El Dr. Mark Doidge es investigador principal de la Universidad de Brighton y se especializa en la cultura de los aficionados al fútbol. Él cree que los fanáticos del fútbol a menudo son un chivo expiatorio fácil para problemas sociales mucho más amplios. “Históricamente, los aficionados al fútbol han sido demonizados”, dice. “Son vistos invariablemente como violentos o racistas. Mientras que en realidad los fanáticos del fútbol provienen de todos los ámbitos de la vida. Y esa es una excusa muy práctica para culpar a los fanáticos del fútbol que se desempeñan a un nivel más alto.

“Hay un aspecto particular de la cultura del fútbol en el mundo que preocupa: nosotros somos esto, tú eres aquello. Se trata de superioridad, de jerarquía masculina. Y eso estructura muchas interacciones entre los fans. Sin embargo, esta rudeza del debate viene de arriba. El Primer Ministro hizo comentarios abiertamente sexistas, homofóbicos y racistas. Entonces tienes una sociedad más cómoda hablando de estas cosas.

Cleland describe esto como una «disposición internalizada»: comportamientos que aprendemos al mirar a los demás. Si vemos políticos subir al poder a pesar de comentarios abiertamente racistas o sexistas, si la influencia restrictiva de pares y grupos sociales se devalúa hasta el punto de no ser relevante, si vemos el comportamiento online más atroz y aborrecible atrayendo la atención recompensado con me gusta y seguidores, se deduce que estos rasgos se filtrarán en la corriente principal.
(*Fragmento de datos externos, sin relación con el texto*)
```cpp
int mss_conv2d_wgrad_plan(const MssConvArgs* args, const float* dy, int lddy, const float* dwp, int Cp, long long ws_bytes, int part,
                          MssWgradPlan* out) {
  if (!args || !out || part < 0 || part > 2) return MSS_ERR_BAD_ARG;
  WgradCall c;
  if (const int rc = wgrad_resolve(args, dy, lddy, dwp, Cp, ws_bytes, wgrad_switches(), split_bf16, c)) return rc;
  MssWgradPlan o = {-1, 0, 0, 0, 0, 0, 0, 0, 0, 0, 0};
  if (!c.empty) {
    if (part != 0 && c.route.kernel != WG_TWO_PART) return MSS_ERR_BAD_ARG;
    const WgradRoute& r = part == 0 ? c.route : c.part_route[part - 1];
    o.kernel = r.kernel; o.ktiles = r.ktiles; o.ctiles = r.ctiles; o.positions = r.positions; o.splits = r.splits;
    o.rows_per_split = r.rows_per_split; o.total = r.total; o.full = r.full; o.ws_bytes = r.ws_bytes; o.wide_K = r.wide_K;
    o.reduce_group = r.reduce_group;
  } else if (part != 0) {
    return MSS_ERR_BAD_ARG;
  }
  *out = o;
  return MSS_OK;
}

}
```

### multishiftseg_amd/csrc/tn_perimg_plan.h

```cpp
#pragma once

#if !defined(__HIPCC__) && !defined(__host__)
#define __host__
#define __device__
#endif

#define TN_PERIMG_MAX_IMGS 64
#define TN_PERIMG_MAX_SLOTS 1024

struct TnPerimgPlan {
  int ktiles, ctiles, k_imgs, k_base, rows;
  int S;
  long long live;
  long long full;
  long long total;
  int tail;
  int splits, tps;
};

struct TnPerimgJob {
  int pos, img, kt, ct;
  int sp;
  int tail_tile;
  int r0, r1;
};

__host__ __device__ static inline int tn_perimg_ctiles(int k_base, int k_steps_n, int ctiles) {
  const int cols = 16 * (k_base + k_steps_n);
  int L = cols > 0 ? (cols + 127) / 128 : 0;
  return L < ctiles ? L : ctiles;
}

__host__ __device__ static inline TnPerimgPlan tn_perimg_plan(int P, int k_imgs, int ktiles, int ctiles, int k_base, const int* k_steps,
                                                              int slots, int rows, int want_tail) {
  TnPerimgPlan pl;
  pl.ktiles = ktiles; pl.ctiles = ctiles; pl.k_imgs = k_imgs; pl.k_base = k_base; pl.rows = rows;
  int sum = 0;
  for (int n = 0; n < k_imgs; ++n) sum += tn_perimg_ctiles(k_base, k_steps[n], ctiles);
  pl.S = ktiles * sum;
  pl.live = (long long)P * pl.S;
  pl.full = pl.live; pl.total = pl.live; pl.tail = 0; pl.splits = 1; pl.tps = rows;
  if (!want_tail || pl.live <= slots || pl.live % slots == 0) return pl;
  const long long rounds = (pl.live + slots - 1) / slots * slots;
  if (pl.live * 20 >= rounds * 19) return pl;
  const int tail = (int)(pl.live % slots);
  int ts = slots / tail;
  const int max_splits = (rows + 255) / 256;
  if (ts > max_splits) ts = max_splits;
  if (ts > 16) ts = 16;
  if (ts < 2) return pl;
  pl.tail = tail;
  pl.full = pl.live - tail;
  pl.tps = ((rows + ts - 1) / ts + 1) / 2 * 2;
  pl.splits = (rows + pl.tps - 1) / pl.tps;
  pl.total = pl.full + (long long)tail * pl.splits;
  return pl;
}

__host__ __device__ static inline bool tn_perimg_decode(const TnPerimgPlan& pl, const int* k_steps, long long job, TnPerimgJob& j) {
  if (job < 0 || job >= pl.total) return false;
  long long t = job;
  j.sp = 0; j.tail_tile = -1;
  if (job >= pl.full) {
    j.sp = (int)((job - pl.full) / pl.tail);
    j.tail_tile = (int)((job - pl.full) - (long long)j.sp * pl.tail);
    t = pl.full + j.tail_tile;
  }
  j.pos = (int)(t / pl.S);
  int rem = (int)(t - (long long)j.pos * pl.S);
  j.img = 0; j.kt = 0; j.ct = 0;
  for (int n = 0; n < pl.k_imgs; ++n) {
    const int L = tn_perimg_ctiles(pl.k_base, k_steps[n], pl.ctiles);
    const int g = pl.ktiles * L;
    if (rem < g) { j.img = n; j.kt = rem / L; j.ct = rem - j.kt * L; break; }
    rem -= g;
  }
  j.r0 = j.tail_tile >= 0 ? j.sp * pl.tps : 0;
  j.r1 = j.tail_tile >= 0 && j.r0 + pl.tps < pl.rows ? j.r0 + pl.tps : pl.rows;
  return true;
}

__host__ __device__ static inline long long tn_perimg_worst_jobs(int P, int k_imgs, int ktiles, int ctiles, int slots, int want_tail) {
  const long long worst = (long long)P * k_imgs * ktiles * ctiles;
  return worst + (want_tail && worst > slots ? slots : 0);
}
```

### multishiftseg_amd/csrc/wgrad_route.h

```cpp
#pragma once
#include <stdint.h>

#include "../../include/mss_hip.h"
#include "mss_gemm_dims.h"
#include "tn_perimg_plan.h"

struct WgradSwitches {
  int tn = 5;
  int tn_affine = 1;
  int tn_tail = 1;
  int narrow = 1;
  int perimg_pack = 1;
  int tn_slots = TN_PERIMG_MAX_SLOTS;
};

enum WgradKernel {
  WG_CONV_32 = MSS_WG_CONV_32,
  WG_CONV_64 = MSS_WG_CONV_64,
  WG_CONV_128 = MSS_WG_CONV_128,
  WG_NARROW = MSS_WG_NARROW,
  WG_TN_LDS = MSS_WG_TN_LDS,
  WG_TN_WIDE = MSS_WG_TN_WIDE,
  WG_TN_DIRECT = MSS_WG_TN_DIRECT,
  WG_TN_DIRECT_TAIL = MSS_WG_TN_DIRECT_TAIL,
  WG_TN_DIRECT_PERIMG = MSS_WG_TN_DIRECT_PERIMG,
  WG_TN_BF16X3 = MSS_WG_TN_BF16X3,
  WG_TWO_PART = MSS_WG_TWO_PART,
  WG_STEM7 = MSS_WG_STEM7,
};

struct WgradRoute {
  WgradKernel kernel = WG_CONV_128;
  int ktiles = 0, ctiles = 0;
  int positions = 1;
  int splits = 1;
  int rows_per_split = 0;
  long long total = 0;
  long long full = -1;
  long long ws_bytes = 0;
  int wide_K = 0;
  int reduce_group = 0;
};

struct WgradFacts {
  bool dense_dy = true;
  bool dy8 = true;
  bool x16 = true;
  bool affine16 = true;
};

struct WgradSplitBf16 {
  bool (*eligible)(const MssConvArgs& p, int lddy) = nullptr;
  long long (*ws_bytes)(const MssConvArgs& p, int Cp) = nullptr;
  void (*plan)(const MssConvArgs& p, WgradRoute& r) = nullptr;
};

static inline int wg_cdiv(long long a, long long b) { return (int)((a + b - 1) / b); }

static inline int split_search(long long base_jobs, int slots, int max_splits) {
  int splits = 1;
  double best = 0.0;
  for (int sp = 1; sp <= max_splits; ++sp) {
    const long long total = base_jobs * sp;
    const double eff = (double)total / (double)(((total + slots - 1) / slots) * slots);
    if (eff > best + 1e-9) { best = eff; splits = sp; }
    if (eff >= 0.95 && total >= slots) break;
  }
  return splits;
}

static inline int wg_positions(const MssConvArgs& p) { return p.batch > 1 ? p.batch : 1; }
static inline bool wg_has_prologue(const MssConvArgs& p) { return p.in_scale || p.in_shift || p.in_relu; }
static inline void wg_cut_rows(WgradRoute& r, int M, int splits, int granule) {
  r.rows_per_split = wg_cdiv(wg_cdiv(M, splits), granule) * granule;
  r.splits = wg_cdiv(M, r.rows_per_split);
}
static inline long long wg_slab_bytes(const WgradRoute& r, const MssConvArgs& p, int Cp) {
  return r.splits > 1 ? (long long)r.splits * r.positions * p.Kpad * Cp * 4 : 0;
}
static inline int wg_reduce_group(long long slab4, int splits) {
  int G = 1;
  while (G < 32 && slab4 * G < 65536 && splits >= 8 * G) G *= 2;
  return G;
}
static inline void wg_plan_slabs(WgradRoute& r, const MssConvArgs& p, int Cp) {
  r.ws_bytes = wg_slab_bytes(r, p, Cp);
  r.reduce_group = r.splits > 1 ? wg_reduce_group((long long)r.positions * p.Kpad * Cp / 4, r.splits) : 0;
}

static inline WgradRoute wg_plan_conv(const MssConvArgs& p, int Cp) {
  WgradRoute r;
  r.kernel = p.K <= 32 ? WG_CONV_32 : p.K <= 64 ? WG_CONV_64 : WG_CONV_128;
  const int bko = p.K <= 32 ? 32 : p.K <= 64 ? 64 : 128, bp = 16;
  r.ktiles = wg_cdiv(p.K, bko); r.ctiles = wg_cdiv(p.C, 128); r.positions = p.batch > 1 ? p.batch : p.R * p.S;
  const int base = r.ktiles * r.ctiles * r.positions;
  int max_splits = wg_cdiv(p.M, bp * 8);
  if (max_splits > 1024) max_splits = 1024;
  if (max_splits < 1) max_splits = 1;
  wg_cut_rows(r, p.M, split_search(base, 768, max_splits), bp);
  r.total = (long long)base * r.splits;
  wg_plan_slabs(r, p, Cp);
  return r;
}

static inline bool wg_narrow_eligible(const MssConvArgs& p, int lddy, int Cp, WgradFacts f, const WgradSwitches& sw) {
  if (sw.narrow == 0) return false;
  if (p.R * p.S != 1 || p.stride != 1 || p.pad != 0 || p.batch > 1 || p.OH != p.H || p.OW != p.W) return false;
  if (p.K > 64 || (p.K > 32 && p.K % 2) || p.C % 128 || Cp != p.C || p.ldx % 4) return false;
  if ((p.in_scale || p.in_shift) && p.in_ss_stride != 0) return false;
  if (p.M < 16384) return false;
  if (p.K > 32 && (lddy % 2 || !f.dy8)) return false;
  return f.x16 && ((!p.in_scale && !p.in_shift) || f.affine16);
}
static inline WgradRoute wg_plan_narrow(const MssConvArgs& p, int Cp) {
  WgradRoute r;
  r.kernel = WG_NARROW;
  r.ktiles = 1; r.ctiles = p.C / 128;
  int splits = (p.K <= 32 ? 3072 : 2048) / r.ctiles;
  const int max_splits = wg_cdiv(p.M, 512);
  if (splits > max_splits) splits = max_splits;
  if (splits < 1) splits = 1;
  wg_cut_rows(r, p.M, splits, 2);
  r.total = (long long)r.ctiles * r.splits;
  wg_plan_slabs(r, p, Cp);
  return r;
}

static inline WgradRoute wg_plan_tn_lds(const MssConvArgs& p, int Cp, bool wide) {
  WgradRoute r;
  r.kernel = wide ? WG_TN_WIDE : WG_TN_LDS;
  r.ktiles = wg_cdiv(p.K, 128); r.ctiles = wg_cdiv(p.C, wide ? 256 : 128); r.positions = wg_positions(p);
  const long long base = (long long)r.positions * r.ktiles * r.ctiles;
  int max_splits = wg_cdiv(p.M, 16 * 8);
  const int cap = p.batch > 1 ? 64 : 256;
  if (max_splits > cap) max_splits = cap;
  if (max_splits < 1) max_splits = 1;
  wg_cut_rows(r, p.M, split_search(base, wide ? 512 : 768, max_splits), 16);
  r.total = base * r.splits;
  wg_plan_slabs(r, p, Cp);
  return r;
}
static inline bool wg_tn_wide(const MssConvArgs& p, int Cp, const WgradSwitches& sw) {
  if (sw.tn == 4) return p.C % 256 == 0;
  if (sw.tn < 5 || p.C % 256) return false;
  const WgradRoute w = wg_plan_tn_lds(p, Cp, true);
  const double eff = (double)w.total / (double)(((w.total + 511) / 512) * 512);
  return w.splits == 1 && w.total >= 1024 && eff >= 0.9;
}
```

Y así, si estas fuerzas llegan tan profundamente como la humanidad misma, ¿cómo diablos podemos empezar a resistirlas? “He visto a gente decir que la educación es importante”, dice Cleland. “Pero en muchos sentidos hemos superado esa etapa. El problema es tan profundo. La fluidez se vuelve incontrolable. Probablemente sea imposible, pero la sociedad necesita cambiarlo, reevaluar la forma en que nos tratamos. «

Para Doidge, mientras tanto, la solución está en la fuente: con los propios seguidores. “Durante los últimos 30 años, los fanáticos del fútbol han demostrado que pueden trabajar juntos cuando reconocen que hay un problema mayor”, dijo. “Los clubes tienen un papel muy importante que desempeñar, pero la mejor manera de lograr que los fanáticos hagan algo es entregárselo a la base de fanáticos. Ni la UEFA, ni la policía, sino tus amigos. Y cuando Ian Wright publicó capturas de pantalla del abuso racista que había recibido el año pasado, los usuarios de Instagram identificaron al culpable en cuestión de minutos. El jueves, un adolescente irlandés llamado Patrick O’Brien fue sentenciado a libertad condicional por el ataque, pero con gran consternación. O’Brien escapó de una condena penal.
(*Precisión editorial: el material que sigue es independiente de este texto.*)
template <int W>
__global__ __launch_bounds__(64 * XGeo<W>::WAVES) void xcorr_exact_refine_kernel(PassParams p) {
    using G = XGeo<W>;
    constexpr int NDW = G::NDW, XP = G::XP, KD = G::KD;
    __shared__ __attribute__((aligned(16))) uint32_t parked[G::WINS][W * XP];
    __shared__ unsigned joined[2][16];
    const int wave = __builtin_amdgcn_readfirstlane((int)(threadIdx.x >> 6));
    const int lane = (int)(threadIdx.x & 63);
    const int g = lane / G::GROUP, r0 = lane % G::GROUP;
    const int part = G::PARTS == 2 ? wave : 0;
    const int row = r0 + 64 * part;
    const int wslot = G::PARTS == 2 ? 0 : wave * G::WPW + g;
    uint32_t* const rows_b = parked[wslot];
    const int N = p.n_rows * p.n_cols;
    const long long total = (long long)p.batch * N;
    const int xcd = blockIdx.x & 7, slot = blockIdx.x >> 3;
    const long long chunk = (total + 7) / 8;
    const long long in_chunk = (long long)slot * G::WINS + wslot;
    const long long it_raw = (long long)xcd * chunk + in_chunk;
    const bool valid = in_chunk < chunk && it_raw < total;
    const long long it = valid ? it_raw : 0;

    const unsigned itu = (unsigned)it;
    const int pair = (int)(itu / (unsigned)N), win = (int)(itu - (unsigned)pair * (unsigned)N);
    const int st = p.ws - p.ov;
    const size_t off0 = (size_t)pair * p.H * p.W + (size_t)((win / p.n_cols) * st) * p.W + (size_t)(win % p.n_cols) * st;
    uint32_t a[NDW], b[NDW];
    uint32_t ca[G::COOP ? G::P16 : 1][4], cb[G::COOP ? G::P16 : 1][4];
    const int tw = r0 + 64 * part;
    if constexpr (G::COOP) {
#pragma unroll
        for (int k = 0; k < G::P16; ++k) {
            const int ci = tw + G::LW * k, j = ci / G::P16, pt = ci % G::P16;
            const size_t o_ = off0 + (size_t)j * p.W + 16 * pt;
            load_dwords<4>(p.A + o_, ca[k]);
            load_dwords<4>(p.B + o_, cb[k]);
        }
    } else {
        const size_t off = off0 + (size_t)row * p.W;
        load_dwords<NDW>(p.A + off, a);
        load_dwords<NDW>(p.B + off, b);
    }
    const uint4 rec = p.cand[it];
    auto lo16 = [](unsigned v) TPIV_LAMBDA_INLINE { return (int)(short)(v & 0xffffu); };
    auto hi16 = [](unsigned v) TPIV_LAMBDA_INLINE { return (int)(short)(v >> 16); };
    const int m = valid ? lo16(rec.x) : -3;
    double* const out = reinterpret_cast<double*>(p.peak_raw) + (size_t)it * 8;
    const bool writer = part == 0;
    list_append(p, m == -1 && r0 == 0 && writer, it);
    if (m == -2 && r0 < 8 && writer) out[r0] = r0 == 6 ? 0.0 : 1.0;
    const bool go = m >= 0;
    if (__ballot(go) == 0ull) return;

    int q = -1;
    if (go) {
        int left = m + 1, right = m - 1, top = m + W, bot = m - W;
        if (left >= KD - 1) left = m;
        if (right <= 0) right = m;
        if (top >= KD - 1) top = m;
        if (bot <= 0) bot = m;
        q = r0 == 0 ? m : q;
        q = r0 == 1 ? left : q;
        q = r0 == 2 ? right : q;
        q = r0 == 3 ? top : q;
        q = r0 == 4 ? bot : q;
        q = r0 == 5 ? hi16(rec.x) : q;
        q = r0 == 6 ? lo16(rec.y) : q;
        q = r0 == 7 ? hi16(rec.y) : q;
        q = r0 == 8 ? lo16(rec.z) : q;
        q = r0 == 9 ? hi16(rec.z) : q;
        q = r0 == 10 ? lo16(rec.w) : q;
        q = r0 == 11 ? hi16(rec.w) : q;
    }

    unsigned P[16];
#pragma unroll
    for (int k = 0; k < 16; ++k) P[k] = 0u;
    auto lds_sync = [&]() TPIV_LAMBDA_INLINE {
        if constexpr (G::PARTS == 2) __syncthreads();
        else wave_sync();
    };
    if constexpr (G::COOP) {
        uint4* const ta = reinterpret_cast<uint4*>(rows_b);
#pragma unroll
        for (int k = 0; k < G::P16; ++k) {
            const int ci = tw + G::LW * k, j = ci / G::P16, pt = ci % G::P16;
            ta[j * (G::AP / 4) + pt] = make_uint4(ca[k][0], ca[k][1], ca[k][2], ca[k][3]);
        }
        lds_sync();
#pragma unroll
        for (int k = 0; k < NDW / 4; ++k) {
            const uint4 t = ta[row * (G::AP / 4) + k];
            a[4 * k] = t.x, a[4 * k + 1] = t.y, a[4 * k + 2] = t.z, a[4 * k + 3] = t.w;
        }
        lds_sync();
#pragma unroll
        for (int k = 0; k < G::P16; ++k) {
            const int ci = tw + G::LW * k, j = ci / G::P16, pt = ci % G::P16;
#pragma unroll
            for (int c = 0; c < 4; ++c) {
                P[13] = __builtin_amdgcn_sad_u8(cb[k][c], 0u, P[13]);
                rows_b[j * XP + 4 * pt + c] = cb[k][c];
                rows_b[j * XP + NDW + 4 * pt + c] = cb[k][c];
            }
        }
#pragma unroll
        for (int i = 0; i < NDW; ++i) P[12] = __builtin_amdgcn_sad_u8(a[i], 0u, P[12]);
    } else {
#pragma unroll
        for (int i = 0; i < NDW; ++i) {
            P[12] = __builtin_amdgcn_sad_u8(a[i], 0u, P[12]);
            P[13] = __builtin_amdgcn_sad_u8(b[i], 0u, P[13]);
            rows_b[row * XP + i] = b[i];
            rows_b[row * XP + NDW + i] = b[i];
        }
    }
    lds_sync();

    static_for<0, XCELLS>([&](auto cc) TPIV_LAMBDA_INLINE {
        constexpr int c = decltype(cc)::value;
        int qc = __builtin_amdgcn_readlane(q, c);
        bool any = qc >= 0;
        static_for<1, G::WPW>([&](auto wc) TPIV_LAMBDA_INLINE {
            constexpr int k = decltype(wc)::value;
            const int qk = __builtin_amdgcn_readlane(q, k * G::GROUP + c);
            any = any || qk >= 0;
            qc = g == k ? qk : qc;
        });
        if (any) {
            const bool on = qc >= 0;
            const int qq = on ? qc : 0;
            const int dy = qq / W - W / 2, dx = qq % W - W / 2;
            const int brow = (row + dy) & (W - 1), bx = dx & (W - 1);
            const uint32_t* src = rows_b + brow * XP + (bx >> 2);
            const unsigned sh = (unsigned)(bx & 3);
            uint32_t w[NDW + 1];
            read_span<NDW + 1>(src, w);
            unsigned acc = 0;
#pragma unroll
            for (int i = 0; i < NDW; ++i) acc = __builtin_amdgcn_udot4(a[i], __builtin_amdgcn_alignbyte(w[i + 1], w[i], sh), acc, false);
            P[c] = on ? acc : 0u;
        }
    });
    unsigned T[4];
    {
        const bool odd = lane & 1, hi = lane & 2;
        unsigned Q[8];
#pragma unroll
        for (int j = 0; j < 8; ++j) {
            const unsigned keep = odd ? P[2 * j + 1] : P[2 * j], send = odd ? P[2 * j] : P[2 * j + 1];
            Q[j] = keep + (unsigned)dpp_i<DPP_XOR1>((int)send);
        }
#pragma unroll
        for (int j = 0; j < 4; ++j) {
            const unsigned keep = hi ? Q[2 * j + 1] : Q[2 * j], send = hi ? Q[2 * j] : Q[2 * j + 1];
            unsigned t = keep + (unsigned)dpp_i<DPP_XOR2>((int)send);
            t += (unsigned)dpp_i<0x128>((int)t);
            t += (unsigned)dpp_i<0x124>((int)t);
            if constexpr (G::GROUP >= 32) {
                auto r = __builtin_amdgcn_permlane16_swap(t, t, false, false);
                t = r[0] + r[1];
            }
            if constexpr (G::GROUP >= 64) {
                auto r = __builtin_amdgcn_permlane32_swap(t, t, false, false);
                t = r[0] + r[1];
            }
            T[j] = t;
        }
    }
    unsigned S = r0 < 4 ? T[0] : (r0 < 8 ? T[1] : (r0 < 12 ? T[2] : T[3]));
    if constexpr (G::PARTS == 2) {
        if (lane < 16) joined[wave][lane] = S;
        __syncthreads();
        S = lane < 16 ? joined[0][lane] + joined[1][lane] : 0u;
        T[3] = S;
    }
    unsigned sa, sb;
    {
        const unsigned t3 = (r0 & 12) == 12 ? T[3] : 0u;
        unsigned rowsum = t3;
        rowsum += (unsigned)dpp_i<0x128>((int)rowsum);
        rowsum += (unsigned)dpp_i<0x124>((int)rowsum);
        sa = (unsigned)dpp_i<0x00>((int)rowsum);
        sb = (unsigned)dpp_i<0x55>((int)rowsum);
    }
    S = r0 < XCELLS ? S : 0u;

    decide_and_store(p, rec, r0, go, writer, q >= 0, m, S, sa, sb, (double)KD, out, it);
}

Patrick O'Brien deja el Tribunal de Distrito de Tralee.
Patrick O’Brien deja el Tribunal de Distrito de Tralee. Fotografía: Niall Carson / PA

Y, en realidad, es un problema que va mucho más allá del fútbol. Abarca el sistema de justicia penal, la hegemonía de las Big Tech, el abandono de nuestra política y la forma en que nos hablamos a nosotros mismos. Las soluciones también deben ser igualmente amplias: desde la prohibición y el boicot hasta el botón de bloqueo y la campaña política coordinada. En cierto nivel, esto se siente como una cruzada desesperada: como tratar de contener al mundo con solo tus dos manos desnudas.

Sin embargo, todavía puede haber motivos para el optimismo. El fútbol a menudo ha actuado como una placa de Petri para tendencias sociales más amplias: la misma combinación tóxica de tribalismo feroz y anonimato de la multitud que ahora parece tan desenfrenado en nuestras vidas en general. Puede ver esto de dos maneras. O nos quejamos de que la tarea es demasiado monstruosa, las fuerzas del caos demasiado irresistibles, y corremos las cortinas. O concluimos que si el fútbol es un microcosmos de la sociedad, entonces al arreglar la parte podemos empezar a arreglar el todo. Puede que el fútbol no sea la raíz de todos sus problemas. Pero tal vez esta pueda ser la raíz de la solución.